Exercise description ::
Copy every line from the records that holds the word "launch".

Input material ::
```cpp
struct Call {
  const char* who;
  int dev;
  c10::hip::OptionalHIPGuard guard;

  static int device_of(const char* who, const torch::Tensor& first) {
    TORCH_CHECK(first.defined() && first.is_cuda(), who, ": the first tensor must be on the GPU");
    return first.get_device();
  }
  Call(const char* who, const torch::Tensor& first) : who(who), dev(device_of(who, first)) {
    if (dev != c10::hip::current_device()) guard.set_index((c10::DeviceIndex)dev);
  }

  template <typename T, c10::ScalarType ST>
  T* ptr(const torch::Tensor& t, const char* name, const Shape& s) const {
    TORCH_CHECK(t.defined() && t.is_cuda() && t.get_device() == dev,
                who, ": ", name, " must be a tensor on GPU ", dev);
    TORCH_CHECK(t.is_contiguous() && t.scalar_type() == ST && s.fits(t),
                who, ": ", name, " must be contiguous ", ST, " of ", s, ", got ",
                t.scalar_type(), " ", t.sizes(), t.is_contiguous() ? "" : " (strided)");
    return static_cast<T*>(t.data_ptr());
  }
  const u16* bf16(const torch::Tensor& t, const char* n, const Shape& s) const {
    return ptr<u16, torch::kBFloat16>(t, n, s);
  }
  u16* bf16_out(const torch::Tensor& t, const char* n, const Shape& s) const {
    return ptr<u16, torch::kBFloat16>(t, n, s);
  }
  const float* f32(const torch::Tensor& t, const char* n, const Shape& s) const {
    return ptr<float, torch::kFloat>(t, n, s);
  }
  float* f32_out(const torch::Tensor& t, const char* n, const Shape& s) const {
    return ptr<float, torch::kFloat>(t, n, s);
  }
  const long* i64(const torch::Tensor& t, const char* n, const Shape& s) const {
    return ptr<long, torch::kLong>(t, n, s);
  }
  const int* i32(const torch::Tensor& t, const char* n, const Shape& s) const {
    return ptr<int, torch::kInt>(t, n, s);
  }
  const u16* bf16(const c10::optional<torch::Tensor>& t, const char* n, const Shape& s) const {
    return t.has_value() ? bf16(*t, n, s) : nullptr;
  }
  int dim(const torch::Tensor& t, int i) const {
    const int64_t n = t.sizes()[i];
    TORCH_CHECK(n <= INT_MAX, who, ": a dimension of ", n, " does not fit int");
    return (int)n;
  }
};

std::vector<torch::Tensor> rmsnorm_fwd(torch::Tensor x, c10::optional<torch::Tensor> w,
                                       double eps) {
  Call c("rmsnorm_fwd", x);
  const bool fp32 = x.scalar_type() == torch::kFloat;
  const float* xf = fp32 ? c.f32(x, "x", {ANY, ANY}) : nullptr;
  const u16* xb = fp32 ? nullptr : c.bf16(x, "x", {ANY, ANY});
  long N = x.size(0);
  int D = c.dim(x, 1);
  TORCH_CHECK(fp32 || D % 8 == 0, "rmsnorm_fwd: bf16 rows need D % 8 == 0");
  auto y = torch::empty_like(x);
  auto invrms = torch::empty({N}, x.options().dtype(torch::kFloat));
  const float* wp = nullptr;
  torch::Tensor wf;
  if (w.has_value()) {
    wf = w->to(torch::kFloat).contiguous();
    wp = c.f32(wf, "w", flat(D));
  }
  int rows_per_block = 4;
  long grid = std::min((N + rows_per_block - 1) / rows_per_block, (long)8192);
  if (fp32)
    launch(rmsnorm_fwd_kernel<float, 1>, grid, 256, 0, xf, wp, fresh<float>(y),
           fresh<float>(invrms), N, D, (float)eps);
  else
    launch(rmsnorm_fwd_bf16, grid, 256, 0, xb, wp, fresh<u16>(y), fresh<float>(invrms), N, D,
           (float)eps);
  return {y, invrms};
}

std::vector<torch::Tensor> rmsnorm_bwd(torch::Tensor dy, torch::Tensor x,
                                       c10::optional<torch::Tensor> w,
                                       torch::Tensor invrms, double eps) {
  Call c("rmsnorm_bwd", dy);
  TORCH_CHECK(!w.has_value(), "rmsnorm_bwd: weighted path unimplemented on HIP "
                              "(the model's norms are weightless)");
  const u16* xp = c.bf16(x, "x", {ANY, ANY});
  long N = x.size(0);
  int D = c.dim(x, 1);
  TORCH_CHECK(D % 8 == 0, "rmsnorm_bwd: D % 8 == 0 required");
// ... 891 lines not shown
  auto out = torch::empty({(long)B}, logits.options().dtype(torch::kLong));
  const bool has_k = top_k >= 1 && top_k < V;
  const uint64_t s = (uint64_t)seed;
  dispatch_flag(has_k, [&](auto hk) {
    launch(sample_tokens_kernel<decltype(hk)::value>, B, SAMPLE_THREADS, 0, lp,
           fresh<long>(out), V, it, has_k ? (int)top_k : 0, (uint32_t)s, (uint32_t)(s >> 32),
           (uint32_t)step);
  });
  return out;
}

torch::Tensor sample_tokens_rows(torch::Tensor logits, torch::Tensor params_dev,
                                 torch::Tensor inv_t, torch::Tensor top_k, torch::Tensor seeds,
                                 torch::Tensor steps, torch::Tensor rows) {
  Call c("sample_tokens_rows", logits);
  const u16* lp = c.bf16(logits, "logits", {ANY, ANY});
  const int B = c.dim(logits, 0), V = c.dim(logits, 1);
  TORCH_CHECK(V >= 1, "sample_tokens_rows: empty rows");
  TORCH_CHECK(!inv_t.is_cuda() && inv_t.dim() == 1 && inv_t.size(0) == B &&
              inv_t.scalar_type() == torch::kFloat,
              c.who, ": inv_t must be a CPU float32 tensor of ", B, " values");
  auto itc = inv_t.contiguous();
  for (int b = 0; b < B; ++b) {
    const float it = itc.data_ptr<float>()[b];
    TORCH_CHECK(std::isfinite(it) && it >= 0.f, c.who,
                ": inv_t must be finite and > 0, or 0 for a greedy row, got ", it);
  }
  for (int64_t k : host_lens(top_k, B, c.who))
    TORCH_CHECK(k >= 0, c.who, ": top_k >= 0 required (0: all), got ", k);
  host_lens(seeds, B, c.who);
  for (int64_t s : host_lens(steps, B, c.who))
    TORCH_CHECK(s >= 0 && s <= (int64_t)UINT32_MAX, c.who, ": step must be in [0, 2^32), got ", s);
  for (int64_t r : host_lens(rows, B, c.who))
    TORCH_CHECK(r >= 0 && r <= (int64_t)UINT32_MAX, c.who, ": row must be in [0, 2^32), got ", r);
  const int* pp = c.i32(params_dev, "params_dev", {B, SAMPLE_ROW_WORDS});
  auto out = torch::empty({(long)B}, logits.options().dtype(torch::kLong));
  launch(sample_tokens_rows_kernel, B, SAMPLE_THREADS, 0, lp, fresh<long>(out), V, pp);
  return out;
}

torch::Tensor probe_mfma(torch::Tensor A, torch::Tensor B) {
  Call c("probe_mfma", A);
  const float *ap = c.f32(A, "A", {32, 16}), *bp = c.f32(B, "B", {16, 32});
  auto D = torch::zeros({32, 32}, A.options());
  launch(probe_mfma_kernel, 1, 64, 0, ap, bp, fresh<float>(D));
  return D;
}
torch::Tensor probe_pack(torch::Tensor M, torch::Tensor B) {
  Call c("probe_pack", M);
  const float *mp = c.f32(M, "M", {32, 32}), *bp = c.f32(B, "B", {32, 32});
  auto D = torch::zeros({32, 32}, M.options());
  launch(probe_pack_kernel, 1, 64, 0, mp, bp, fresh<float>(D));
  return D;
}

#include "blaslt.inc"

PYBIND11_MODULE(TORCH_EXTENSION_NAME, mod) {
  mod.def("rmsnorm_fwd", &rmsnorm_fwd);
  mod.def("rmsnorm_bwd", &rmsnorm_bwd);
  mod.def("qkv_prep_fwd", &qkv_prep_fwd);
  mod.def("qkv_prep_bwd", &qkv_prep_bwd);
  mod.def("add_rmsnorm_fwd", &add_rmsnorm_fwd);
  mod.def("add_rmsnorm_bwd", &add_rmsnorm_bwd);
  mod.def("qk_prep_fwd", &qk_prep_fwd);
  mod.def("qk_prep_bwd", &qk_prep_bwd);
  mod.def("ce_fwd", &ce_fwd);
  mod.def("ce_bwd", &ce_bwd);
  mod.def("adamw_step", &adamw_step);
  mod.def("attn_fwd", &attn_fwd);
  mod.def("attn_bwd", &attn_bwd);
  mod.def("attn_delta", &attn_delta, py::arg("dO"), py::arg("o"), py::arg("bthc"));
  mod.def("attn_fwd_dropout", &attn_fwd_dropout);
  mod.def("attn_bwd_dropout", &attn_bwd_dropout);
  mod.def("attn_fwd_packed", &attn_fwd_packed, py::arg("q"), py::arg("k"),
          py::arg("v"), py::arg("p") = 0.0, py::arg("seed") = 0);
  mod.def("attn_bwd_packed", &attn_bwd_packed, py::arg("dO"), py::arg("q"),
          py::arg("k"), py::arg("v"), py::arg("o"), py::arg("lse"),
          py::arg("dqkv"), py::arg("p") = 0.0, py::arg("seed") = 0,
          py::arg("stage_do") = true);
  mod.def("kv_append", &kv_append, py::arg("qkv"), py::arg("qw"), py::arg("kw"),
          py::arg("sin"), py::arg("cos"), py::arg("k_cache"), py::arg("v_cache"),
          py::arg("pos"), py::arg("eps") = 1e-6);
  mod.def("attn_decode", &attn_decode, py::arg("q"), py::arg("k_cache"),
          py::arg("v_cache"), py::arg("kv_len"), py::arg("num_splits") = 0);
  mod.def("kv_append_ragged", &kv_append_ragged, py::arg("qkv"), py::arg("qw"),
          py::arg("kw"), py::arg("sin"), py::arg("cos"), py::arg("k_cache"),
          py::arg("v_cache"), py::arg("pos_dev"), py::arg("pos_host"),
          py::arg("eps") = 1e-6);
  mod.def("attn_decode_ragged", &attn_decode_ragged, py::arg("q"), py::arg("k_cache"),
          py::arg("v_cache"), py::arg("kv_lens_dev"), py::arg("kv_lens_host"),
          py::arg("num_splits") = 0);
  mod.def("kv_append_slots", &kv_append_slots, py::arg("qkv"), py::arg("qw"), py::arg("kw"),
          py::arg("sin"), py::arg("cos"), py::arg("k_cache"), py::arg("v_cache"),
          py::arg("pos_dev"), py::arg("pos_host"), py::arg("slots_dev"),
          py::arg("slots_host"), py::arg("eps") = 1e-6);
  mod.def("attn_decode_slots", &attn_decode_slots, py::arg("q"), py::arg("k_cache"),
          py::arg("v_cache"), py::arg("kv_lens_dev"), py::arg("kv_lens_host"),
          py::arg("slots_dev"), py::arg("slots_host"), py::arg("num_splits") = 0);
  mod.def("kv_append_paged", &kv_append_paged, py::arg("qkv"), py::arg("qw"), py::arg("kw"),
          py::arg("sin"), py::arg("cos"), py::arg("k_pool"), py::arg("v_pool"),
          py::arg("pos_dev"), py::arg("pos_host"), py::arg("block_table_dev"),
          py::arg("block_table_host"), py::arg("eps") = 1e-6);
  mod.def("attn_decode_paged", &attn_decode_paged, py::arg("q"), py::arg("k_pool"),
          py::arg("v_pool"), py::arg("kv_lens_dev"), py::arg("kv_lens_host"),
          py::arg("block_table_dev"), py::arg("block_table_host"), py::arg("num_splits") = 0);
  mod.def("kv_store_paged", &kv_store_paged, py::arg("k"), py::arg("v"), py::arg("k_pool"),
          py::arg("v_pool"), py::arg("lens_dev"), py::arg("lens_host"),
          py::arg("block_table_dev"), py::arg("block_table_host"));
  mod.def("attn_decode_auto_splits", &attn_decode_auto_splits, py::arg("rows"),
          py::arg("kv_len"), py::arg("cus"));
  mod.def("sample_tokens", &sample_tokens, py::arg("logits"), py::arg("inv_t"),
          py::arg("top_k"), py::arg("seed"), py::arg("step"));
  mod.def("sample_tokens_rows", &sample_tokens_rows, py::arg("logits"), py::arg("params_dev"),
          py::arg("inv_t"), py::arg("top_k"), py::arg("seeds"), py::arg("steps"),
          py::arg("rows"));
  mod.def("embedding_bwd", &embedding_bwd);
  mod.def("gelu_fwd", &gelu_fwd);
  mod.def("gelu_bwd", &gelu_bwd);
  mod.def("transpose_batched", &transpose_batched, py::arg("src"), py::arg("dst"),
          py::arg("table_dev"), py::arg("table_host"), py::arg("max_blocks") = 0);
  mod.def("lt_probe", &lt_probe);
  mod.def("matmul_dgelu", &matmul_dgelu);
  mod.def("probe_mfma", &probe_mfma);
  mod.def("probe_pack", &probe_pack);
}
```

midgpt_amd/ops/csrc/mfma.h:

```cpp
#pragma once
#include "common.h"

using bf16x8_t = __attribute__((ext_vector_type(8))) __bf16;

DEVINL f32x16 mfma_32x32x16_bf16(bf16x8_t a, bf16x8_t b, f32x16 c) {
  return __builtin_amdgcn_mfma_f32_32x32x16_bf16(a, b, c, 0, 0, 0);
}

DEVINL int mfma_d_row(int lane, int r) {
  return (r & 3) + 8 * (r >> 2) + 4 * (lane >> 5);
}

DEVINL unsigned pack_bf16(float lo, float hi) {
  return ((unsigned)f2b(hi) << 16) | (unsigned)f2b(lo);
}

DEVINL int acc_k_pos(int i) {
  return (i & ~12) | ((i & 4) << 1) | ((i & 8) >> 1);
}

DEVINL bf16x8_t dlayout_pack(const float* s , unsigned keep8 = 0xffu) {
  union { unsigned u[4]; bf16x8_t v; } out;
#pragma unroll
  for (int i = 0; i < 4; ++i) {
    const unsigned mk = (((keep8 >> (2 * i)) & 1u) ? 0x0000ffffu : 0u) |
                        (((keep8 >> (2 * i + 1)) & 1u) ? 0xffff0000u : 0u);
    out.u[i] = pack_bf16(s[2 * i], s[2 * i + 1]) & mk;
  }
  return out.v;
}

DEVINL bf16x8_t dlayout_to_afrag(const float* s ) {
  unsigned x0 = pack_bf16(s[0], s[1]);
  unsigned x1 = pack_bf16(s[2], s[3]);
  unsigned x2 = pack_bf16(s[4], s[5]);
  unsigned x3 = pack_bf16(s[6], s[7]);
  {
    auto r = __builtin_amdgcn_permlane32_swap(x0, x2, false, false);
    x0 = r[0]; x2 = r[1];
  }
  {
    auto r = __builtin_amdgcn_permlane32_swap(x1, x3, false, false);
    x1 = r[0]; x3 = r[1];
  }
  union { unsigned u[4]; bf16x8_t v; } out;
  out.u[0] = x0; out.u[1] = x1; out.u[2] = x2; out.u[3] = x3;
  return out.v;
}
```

...

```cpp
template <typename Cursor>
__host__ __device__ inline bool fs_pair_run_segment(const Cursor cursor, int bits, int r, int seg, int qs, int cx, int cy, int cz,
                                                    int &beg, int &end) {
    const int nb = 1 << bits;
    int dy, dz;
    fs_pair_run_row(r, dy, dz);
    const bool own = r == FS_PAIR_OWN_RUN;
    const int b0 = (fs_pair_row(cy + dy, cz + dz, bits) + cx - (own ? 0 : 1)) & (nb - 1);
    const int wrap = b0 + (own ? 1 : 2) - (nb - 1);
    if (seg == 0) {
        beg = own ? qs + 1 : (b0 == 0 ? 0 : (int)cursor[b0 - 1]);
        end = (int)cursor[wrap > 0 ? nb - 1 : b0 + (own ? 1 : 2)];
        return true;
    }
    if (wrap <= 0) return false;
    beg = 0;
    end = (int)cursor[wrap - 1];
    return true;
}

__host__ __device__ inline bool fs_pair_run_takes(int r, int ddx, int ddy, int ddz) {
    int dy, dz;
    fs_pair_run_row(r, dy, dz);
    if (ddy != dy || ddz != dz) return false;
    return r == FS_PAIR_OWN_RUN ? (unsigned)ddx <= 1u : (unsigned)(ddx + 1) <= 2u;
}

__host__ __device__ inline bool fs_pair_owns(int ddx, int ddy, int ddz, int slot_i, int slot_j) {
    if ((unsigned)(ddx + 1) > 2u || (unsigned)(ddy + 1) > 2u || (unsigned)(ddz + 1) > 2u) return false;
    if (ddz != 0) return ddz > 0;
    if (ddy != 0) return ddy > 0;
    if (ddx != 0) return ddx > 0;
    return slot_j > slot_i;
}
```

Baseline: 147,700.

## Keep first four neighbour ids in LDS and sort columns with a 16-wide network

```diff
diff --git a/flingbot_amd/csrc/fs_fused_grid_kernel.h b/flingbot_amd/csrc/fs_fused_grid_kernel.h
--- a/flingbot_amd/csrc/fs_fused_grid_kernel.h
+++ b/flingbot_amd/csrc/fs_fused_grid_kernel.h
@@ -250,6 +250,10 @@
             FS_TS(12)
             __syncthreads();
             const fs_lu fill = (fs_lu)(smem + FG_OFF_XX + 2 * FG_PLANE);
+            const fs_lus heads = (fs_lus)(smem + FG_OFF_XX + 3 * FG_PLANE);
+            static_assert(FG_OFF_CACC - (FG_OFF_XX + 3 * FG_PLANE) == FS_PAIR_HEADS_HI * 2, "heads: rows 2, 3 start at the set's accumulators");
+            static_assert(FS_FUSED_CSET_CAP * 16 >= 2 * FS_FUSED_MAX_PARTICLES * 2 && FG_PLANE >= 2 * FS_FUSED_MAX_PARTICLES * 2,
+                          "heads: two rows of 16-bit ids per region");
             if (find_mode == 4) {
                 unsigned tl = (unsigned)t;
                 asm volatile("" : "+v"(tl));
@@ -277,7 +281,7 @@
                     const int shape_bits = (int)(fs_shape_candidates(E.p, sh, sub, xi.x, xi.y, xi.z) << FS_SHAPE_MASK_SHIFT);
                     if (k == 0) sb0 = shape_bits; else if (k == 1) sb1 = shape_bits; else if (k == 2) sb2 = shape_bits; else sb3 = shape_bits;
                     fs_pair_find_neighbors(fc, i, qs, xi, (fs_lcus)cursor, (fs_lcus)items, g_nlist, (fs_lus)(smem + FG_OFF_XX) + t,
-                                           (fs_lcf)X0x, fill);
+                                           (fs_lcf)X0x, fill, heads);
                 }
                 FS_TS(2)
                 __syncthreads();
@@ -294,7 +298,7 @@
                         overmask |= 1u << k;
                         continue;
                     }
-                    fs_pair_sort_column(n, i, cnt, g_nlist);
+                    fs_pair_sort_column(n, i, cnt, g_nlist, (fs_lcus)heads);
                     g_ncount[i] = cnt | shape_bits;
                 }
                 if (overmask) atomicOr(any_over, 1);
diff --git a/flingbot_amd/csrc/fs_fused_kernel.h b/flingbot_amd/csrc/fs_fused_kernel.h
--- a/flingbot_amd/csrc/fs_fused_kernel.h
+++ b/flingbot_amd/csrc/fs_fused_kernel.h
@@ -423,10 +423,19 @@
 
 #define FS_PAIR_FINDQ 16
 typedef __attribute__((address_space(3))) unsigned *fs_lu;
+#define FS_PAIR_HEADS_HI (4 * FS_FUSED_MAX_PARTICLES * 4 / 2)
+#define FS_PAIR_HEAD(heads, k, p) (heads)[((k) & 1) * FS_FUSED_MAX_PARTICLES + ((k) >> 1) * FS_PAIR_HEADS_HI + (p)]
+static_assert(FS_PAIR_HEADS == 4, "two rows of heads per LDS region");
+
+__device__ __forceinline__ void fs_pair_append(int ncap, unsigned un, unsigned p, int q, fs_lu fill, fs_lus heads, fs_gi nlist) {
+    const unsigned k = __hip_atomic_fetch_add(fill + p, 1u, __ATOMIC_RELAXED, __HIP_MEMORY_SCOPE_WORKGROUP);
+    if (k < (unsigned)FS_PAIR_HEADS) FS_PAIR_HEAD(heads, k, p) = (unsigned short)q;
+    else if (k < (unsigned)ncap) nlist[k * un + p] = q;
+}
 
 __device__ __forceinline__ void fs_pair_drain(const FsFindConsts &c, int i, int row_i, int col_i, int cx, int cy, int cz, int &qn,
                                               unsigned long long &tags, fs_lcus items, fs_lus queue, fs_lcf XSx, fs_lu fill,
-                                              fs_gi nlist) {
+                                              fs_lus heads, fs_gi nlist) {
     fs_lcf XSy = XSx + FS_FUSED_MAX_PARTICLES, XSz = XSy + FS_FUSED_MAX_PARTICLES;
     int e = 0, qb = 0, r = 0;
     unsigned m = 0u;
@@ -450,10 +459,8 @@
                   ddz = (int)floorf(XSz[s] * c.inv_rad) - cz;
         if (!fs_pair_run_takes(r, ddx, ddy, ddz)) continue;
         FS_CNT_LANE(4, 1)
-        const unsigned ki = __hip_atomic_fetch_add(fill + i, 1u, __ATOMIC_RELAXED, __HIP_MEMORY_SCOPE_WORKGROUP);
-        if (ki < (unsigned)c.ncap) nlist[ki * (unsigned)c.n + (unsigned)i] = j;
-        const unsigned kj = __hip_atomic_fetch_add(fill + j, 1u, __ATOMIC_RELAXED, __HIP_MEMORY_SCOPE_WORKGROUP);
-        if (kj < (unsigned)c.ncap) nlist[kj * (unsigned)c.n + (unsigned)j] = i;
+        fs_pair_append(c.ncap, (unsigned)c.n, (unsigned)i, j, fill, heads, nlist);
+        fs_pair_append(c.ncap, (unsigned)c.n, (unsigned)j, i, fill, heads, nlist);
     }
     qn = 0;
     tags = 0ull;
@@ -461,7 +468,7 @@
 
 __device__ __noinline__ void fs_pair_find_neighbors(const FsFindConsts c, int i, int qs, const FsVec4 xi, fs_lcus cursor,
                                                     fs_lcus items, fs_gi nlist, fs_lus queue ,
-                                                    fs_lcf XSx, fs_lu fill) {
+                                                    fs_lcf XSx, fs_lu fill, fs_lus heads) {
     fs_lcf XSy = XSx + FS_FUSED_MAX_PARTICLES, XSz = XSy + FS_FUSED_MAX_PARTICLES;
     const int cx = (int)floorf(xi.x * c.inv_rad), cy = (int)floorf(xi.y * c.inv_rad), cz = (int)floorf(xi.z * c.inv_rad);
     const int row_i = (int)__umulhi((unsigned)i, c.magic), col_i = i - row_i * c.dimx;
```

Output below ::
    launch(rmsnorm_fwd_kernel<float, 1>, grid, 256, 0, xf, wp, fresh<float>(y),
    launch(rmsnorm_fwd_bf16, grid, 256, 0, xb, wp, fresh<u16>(y), fresh<float>(invrms), N, D,
    launch(sample_tokens_kernel<decltype(hk)::value>, B, SAMPLE_THREADS, 0, lp,
  launch(sample_tokens_rows_kernel, B, SAMPLE_THREADS, 0, lp, fresh<long>(out), V, pp);
  launch(probe_mfma_kernel, 1, 64, 0, ap, bp, fresh<float>(D));
  launch(probe_pack_kernel, 1, 64, 0, mp, bp, fresh<float>(D));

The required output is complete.